When the party dispersed and he was walking alone towards Aldgate through the night, he could do nothing but repeat to himself fragments of what she had said to him—lost all the time in a miserable yearning memory of her eyes and voice.

His mind was made up. And as he lay sleepless and solitary through the night, he scarcely thought any more of the strait to which his married life had come. Forty-eight hours hence he should have time for that. For the present he had only to "think out" how it might be possible for him to turn doubt and turmoil into victory, and lay the crown of it at Marcella Maxwell's feet.

Meanwhile Marcella, on her return to St. James's Square, put her hands on Maxwell's shoulders, and said to him, in a voice unlike herself: "Sir George Tressady was at the party to-night. I think he may be going to throw Lord Fontenoy over. Don't be surprised if he speaks in that sense to-morrow."

Maxwell looked extraordinarily perturbed.

"I hope he will do nothing of the kind," he said, with decision. "It will do him enormous harm. All the conviction he has ever shown has been the other way. It will be thought to be a mere piece of caprice and indiscipline."
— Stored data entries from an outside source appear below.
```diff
+          for (int gg = 0; gg < GB; ++gg) {
+            const int g = g0 + gg, od = 2 * jd + (g >> 1), oh = 2 * jh + (g & 1);
+            const bool rowok = od < a.Do && oh < a.Ho;
+            const int64_t vox0 = (((int64_t)tl.n * a.Do + od) * a.Ho + oh) * a.Wo + 2 * tl.w0;
+            const char* rb = reinterpret_cast<const char*>(a.residual + vox0 * a.r_ldc);
+#pragma unroll
+            for (int h = 0; h < 2; ++h)
+#pragma unroll
+              for (int j = 0; j < NT; ++j)
+#pragma unroll
+                for (int i = 0; i < 4; ++i) {
+                  rv[gg][h][j][i] = 0.f;
+                  if (FULL || (rowok && vx[h][i] < wleft)) rv[gg][h][j][i] = *reinterpret_cast<const float*>(rb + ro[h][i] + j * 64);
+                }
+          }
+        }
+#pragma unroll
+        for (int gg = 0; gg < GB; ++gg) {
+          const int g = g0 + gg, od = 2 * jd + (g >> 1), oh = 2 * jh + (g & 1);
+          const bool rowok = od < a.Do && oh < a.Ho;
+          const int64_t vox0 = (((int64_t)tl.n * a.Do + od) * a.Ho + oh) * a.Wo + 2 * tl.w0;
+          char* yb = reinterpret_cast<char*>(a.y + vox0 * a.y_ldc);
+          char* ib16 = IMG16 ? reinterpret_cast<char*>(a.y16 + vox0 * (NT * 16)) : nullptr;
+#pragma unroll
+          for (int j = 0; j < NT; ++j)
+#pragma unroll
+            for (int i = 0; i < 4; ++i) {
+              const float ev = acc[2 * g][j][i], ov = acc[2 * g + 1][j][i];
+              float o[2];
+              if (NT == 1) {
+                const float got = __shfl_xor(kodd ? ev : ov, 16, 64);
+                o[0] = kodd ? got : ev; o[1] = kodd ? ov : got;
+              } else { o[0] = ev; o[1] = ov; }
+#pragma unroll
+              for (int h = 0; h < 2; ++h) {
+                float v = o[h] + 0.f;
+                if (RES) v += rv[gg][h][j][i];
+                if (FULL || (rowok && vx[h][i] < wleft)) {
+                  *reinterpret_cast<float*>(yb + yo[h][i] + j * 64) = v;
+                  if (IMG16) *reinterpret_cast<unsigned short*>(ib16 + io[h][i] + j * 32) = (unsigned short)(pack_bf16(v, v) & 0xffffu);
+                }
+              }
+            }
+        }
+      }
+    };
+    using T_ = std::true_type; using F_ = std::false_type;
+    if (jd < a.Di && jh < a.Hi) {
+      if (a.y16) {
+        if (full) { if (a.residual) epi(T_{}, T_{}, T_{}); else epi(T_{}, F_{}, T_{}); }
+        else      { if (a.residual) epi(F_{}, T_{}, T_{}); else epi(F_{}, F_{}, T_{}); }
+      } else {
+        if (full) { if (a.residual) epi(T_{}, T_{}, F_{}); else epi(T_{}, F_{}, F_{}); }
+        else      { if (a.residual) epi(F_{}, T_{}, F_{}); else epi(F_{}, F_{}, F_{}); }
+      }
+    }
+    if (PF) commit(std::integral_constant<int, NGRP - 1>{}, ob);
+  };
+
+  {
+    const Tile tl = tile_of(t_begin);
+    issue(std::integral_constant<int, 0>{}, tl); commit(std::integral_constant<int, 0>{}, img);
+    if constexpr (NGRP >= 2) { issue(std::integral_constant<int, 1>{}, tl); commit(std::integral_constant<int, 1>{}, img); }
+    if constexpr (NGRP >= 4) {
+      issue(std::integral_constant<int, 2>{}, tl); commit(std::integral_constant<int, 2>{}, img);
+      issue(std::integral_constant<int, 3>{}, tl); commit(std::integral_constant<int, 3>{}, img);
+    }
+  }
+  int buf = 0;
+#pragma unroll 1
+  for (int t = t_begin; t < t_end - 1; ++t) { do_tile(t, buf, std::true_type{}); buf ^= 1; }
+  do_tile(t_end - 1, buf, std::false_type{});
+}
+
+int s2d_grid(int total_tiles, int nch, int nt, int* tiles_per_wg) {
+  const bool wlds = nch == 2;
+  const int per_cu = wlds ? (nt == 1 ? 3 : 2) : (nt == 4 ? 1 : 2);
+  int grid = 256 * per_cu; if (grid > total_tiles) grid = total_tiles;
+  *tiles_per_wg = cdiv(total_tiles, grid);
+  return cdiv(total_tiles, *tiles_per_wg);
+}
+
+template <int NCH, int NT, bool WLDS>
+int s2d_launch(S2dArgs& a, hipStream_t st) {
+  const size_t lds = (size_t)2 * NCH * S2D_HV * 16 * sizeof(unsigned short) + (WLDS ? (size_t)NCH * 14 * NT * 1024 : 0);
+  const int grid = s2d_grid(a.total_tiles, NCH, NT, &a.tiles_per_wg);
+  CWF_MAX_LDS_ONCE((&conv_s2d_kernel<NCH, NT, WLDS>));
+  hipLaunchKernelGGL((conv_s2d_kernel<NCH, NT, WLDS>), dim3(grid), dim3(256), lds, st, a);
+  CWF_LAUNCH_CHECK();
+  return 0;
+}
+
+int g_s2d = 1;
+long long g_s2d_launches = 0;
+
+bool s2d_shape_ok(int op, int precision, int N, int Do, int Ho, int Wo, int Cin, int Cout) {
+  if (!g_s2d || op != CWF_CONV3_S2_DGRAD || precision != CWF_BF16 || N <= 0 || Do <= 0 || Ho <= 0 || Wo <= 0) return false;
+  if (!((Cin == 32 && Cout == 16) || (Cin == 64 && Cout == 32) || (Cin == 32 && Cout == 32) || (Cin == 128 && Cout == 64))) return false;
+  if (g_s2d == 1 && (int64_t)Do * Ho * Wo < 32768) return false;
+  return true;
+}
+
+}
+
+extern "C" int cwf_debug_s2d(int v) { const int old = g_s2d; g_s2d = v; return old; }
+extern "C" long long cwf_debug_s2d_launches() { return g_s2d_launches; }
+
+extern "C" int cwf_conv_y16_fused_ok(int op, int precision, int N, int Do, int Ho, int Wo, int Cin, int Cout) {
+  if (!s2d_shape_ok(op, precision, N, Do, Ho, Wo, Cin, Cout)) return 0;
+  return (int64_t)N * Do * Ho * Wo * Cout * 4 < (1ll << 31);
+}
+
+int cwf_try_conv_s2d(const cwf_conv_args& d, hipStream_t st, int* rc) {
+  if (!s2d_shape_ok(d.op, d.precision, d.N, d.Do, d.Ho, d.Wo, d.Cin, d.Cout)) return 0;
+  if (d.in_scale || d.in_shift || d.in_slope != 1.f || d.bias || d.out_scale || d.stats || d.nb_x || d.groups || d.x16 || d.w_raw) return 0;
+  if (!d.x || !d.wpk || !d.y) return 0;
+  if (d.Di != (d.Do + 1) / 2 || d.Hi != (d.Ho + 1) / 2 || d.Wi != (d.Wo + 1) / 2) return 0;
+  if ((d.x_ldc & 3) || d.x_ldc < d.Cin || d.y_ldc < d.Cout || ((uintptr_t)d.x & 15) || ((uintptr_t)d.wpk & 15)) return 0;
+  if (d.residual && d.r_ldc < d.Cout) return 0;
+  if (d.y16 && ((uintptr_t)d.y16 & 1)) return 0;
+  const int64_t vo = (int64_t)d.N * d.Do * d.Ho * d.Wo, vi = (int64_t)d.N * d.Di * d.Hi * d.Wi;
+  const int64_t ld = d.residual && d.r_ldc > d.y_ldc ? d.r_ldc : d.y_ldc;
+  if (vo * ld * 4 >= (1ll << 31) || vi * d.x_ldc * 4 >= (1ll << 31)) return 0;
+  S2dArgs a;
+  a.x = d.x; a.wpk = reinterpret_cast<const uint4*>(d.wpk); a.y = d.y; a.residual = d.residual;
+  a.y16 = reinterpret_cast<unsigned short*>(d.y16);
+  a.x_ldc = d.x_ldc; a.y_ldc = d.y_ldc; a.r_ldc = d.r_ldc;
+  a.N = d.N; a.Di = d.Di; a.Hi = d.Hi; a.Wi = d.Wi; a.Do = d.Do; a.Ho = d.Ho; a.Wo = d.Wo;
+  a.tiles_d = cdiv(d.Di, 2); a.tiles_h = cdiv(d.Hi, 2); a.tiles_w = cdiv(d.Wi, 16);
+  a.total_tiles = d.N * a.tiles_d * a.tiles_h * a.tiles_w;
+  a.tiles_per_wg = 1;
+  if (d.Cin == 32 && d.Cout == 16) *rc = s2d_launch<2, 1, true>(a, st);
+  else if (d.Cin == 32 && d.Cout == 32) *rc = s2d_launch<2, 2, true>(a, st);
+  else if (d.Cin == 64 && d.Cout == 32) *rc = s2d_launch<4, 2, false>(a, st);
+  else *rc = s2d_launch<8, 4, false>(a, st);
+  if (*rc == 0) ++g_s2d_launches;
+  return 1;
+}
+
+extern "C" int cwf_debug_s2d_plan(int N, int Do, int Ho, int Wo, int Cin, int Cout, int* out) {
+  if (!out || !s2d_shape_ok(CWF_CONV3_S2_DGRAD, CWF_BF16, N, Do, Ho, Wo, Cin, Cout)) return 0;
+  const int Di = (Do + 1) / 2, Hi = (Ho + 1) / 2, Wi = (Wo + 1) / 2;
+  const int per_sample = cdiv(Di, 2) * cdiv(Hi, 2) * cdiv(Wi, 16), total = N * per_sample;
+  int tpw = 1;
+  const int grid = s2d_grid(total, Cin / 16, Cout / 16, &tpw);
+  out[0] = total; out[1] = grid; out[2] = tpw; out[3] = per_sample;
+  return 1;
+}
diff --git a/decouple-and-couple_learning_in_multi-modal_brain_tumor_segmentation_amd/cwf/_lib.py b/decouple-and-couple_learning_in_multi-modal_brain_tumor_segmentation_amd/cwf/_lib.py
--- a/decouple-and-couple_learning_in_multi-modal_brain_tumor_segmentation_amd/cwf/_lib.py
+++ b/decouple-and-couple_learning_in_multi-modal_brain_tumor_segmentation_amd/cwf/_lib.py
@@ -20,6 +20,10 @@
     "cwf_conv_x16_ok": [I, I, I, I, I, I, I],
     "cwf_debug_wsd": [I],
     "cwf_debug_wsd_launches": [],
+    "cwf_debug_s2d": [I],
+    "cwf_debug_s2d_launches": [],
+    "cwf_conv_y16_fused_ok": [I, I, I, I, I, I, I, I],
+    "cwf_debug_s2d_plan": [I, I, I, I, I, I, P],
     "cwf_wgrad": [P, P, P],
     "cwf_debug_wgrad_bf16_plan": [P, P],
     "cwf_debug_wgrad_bf16_name": [I],
@@ -300,7 +304,7 @@
 NORM_WS_DOUBLES = 2568
 GRADNORM_WS_DOUBLES = 1024
 RULE_ADAMW, RULE_SGD = 1, 2
-RESTYPE_INT64 = {"cwf_debug_wsd_launches", "cwf_debug_wgrad_s2_launches", "cwf_debug_gemm_panel_launches", "cwf_debug_attn_split_launches", "cwf_attn_bwd_ws_bytes", "cwf_wgrad_partial_floats", "cwf_wgrad_slab_floats", "cwf_hausdorff_workspace", "cwf_components_workspace",
+RESTYPE_INT64 = {"cwf_debug_wsd_launches", "cwf_debug_s2d_launches","cwf_debug_wgrad_s2_launches", "cwf_debug_gemm_panel_launches", "cwf_debug_attn_split_launches", "cwf_attn_bwd_ws_bytes", "cwf_wgrad_partial_floats", "cwf_wgrad_slab_floats", "cwf_hausdorff_workspace", "cwf_components_workspace",
                  "cwf_lesionwise_workspace", "cwf_surface_metrics_workspace", "cwf_lesionwise_ex_workspace", "cwf_signed_distance_workspace",
                  "cwf_topk_ce_workspace", "cwf_focal_workspace", "cwf_lovasz_workspace", "cwf_class_locations_workspace", "cwf_nonzero_box_workspace"}
 LOCATIONS_TILE = 16384
diff --git a/include/cwf_hip.h b/include/cwf_hip.h
--- a/include/cwf_hip.h
+++ b/include/cwf_hip.h
@@ -30,6 +30,10 @@
 int cwf_conv_x16_ok(int op, int N, int D, int H, int W, int Cin, int Cout);
 int cwf_debug_wsd(int v);
 long long cwf_debug_wsd_launches(void);
+int cwf_debug_s2d(int v);
+long long cwf_debug_s2d_launches(void);
+int cwf_conv_y16_fused_ok(int op, int precision, int N, int Do, int Ho, int Wo, int Cin, int Cout);
+int cwf_debug_s2d_plan(int N, int Do, int Ho, int Wo, int Cin, int Cout, int* out);
 
 int cwf_wgrad_nsplit(int op, int N, int Do, int Ho, int Wo, int Cin, int Cout);
 int64_t cwf_wgrad_partial_floats(int op, int N, int Do, int Ho, int Wo, int Cin, int Cout);
```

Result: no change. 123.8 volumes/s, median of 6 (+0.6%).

Marcella said nothing. She walked away from him, her hands clasped behind her, her soft skirt trailing—a pale muse of meditation—meditation in which for once she did not invite him to share.

"Tressady, by all that's wonderful!" said a member of Fontenoy's party to his neighbour. "What's he got to say?"

The man addressed bent forward, with his hands on his knees, to look eagerly at the speaker.

"I knew there was something up," he said. "Every time I have come across Tressady to-day he has been deep with one or other of those fellows"—he jerked his head towards the Liberal benches. "I saw him buttonholing Green in the Library, then with Speedwell on the Terrace. And just look at their benches! They're as thick as bees! Yes, by George! there is something up."

His young sportsman's face flushed with excitement, and he tried hard through the intervening heads to get a glimpse of Fontenoy. But nothing was to be seen of the leader but a hat jammed down over the eyes, a square chin, and a pair of folded arms.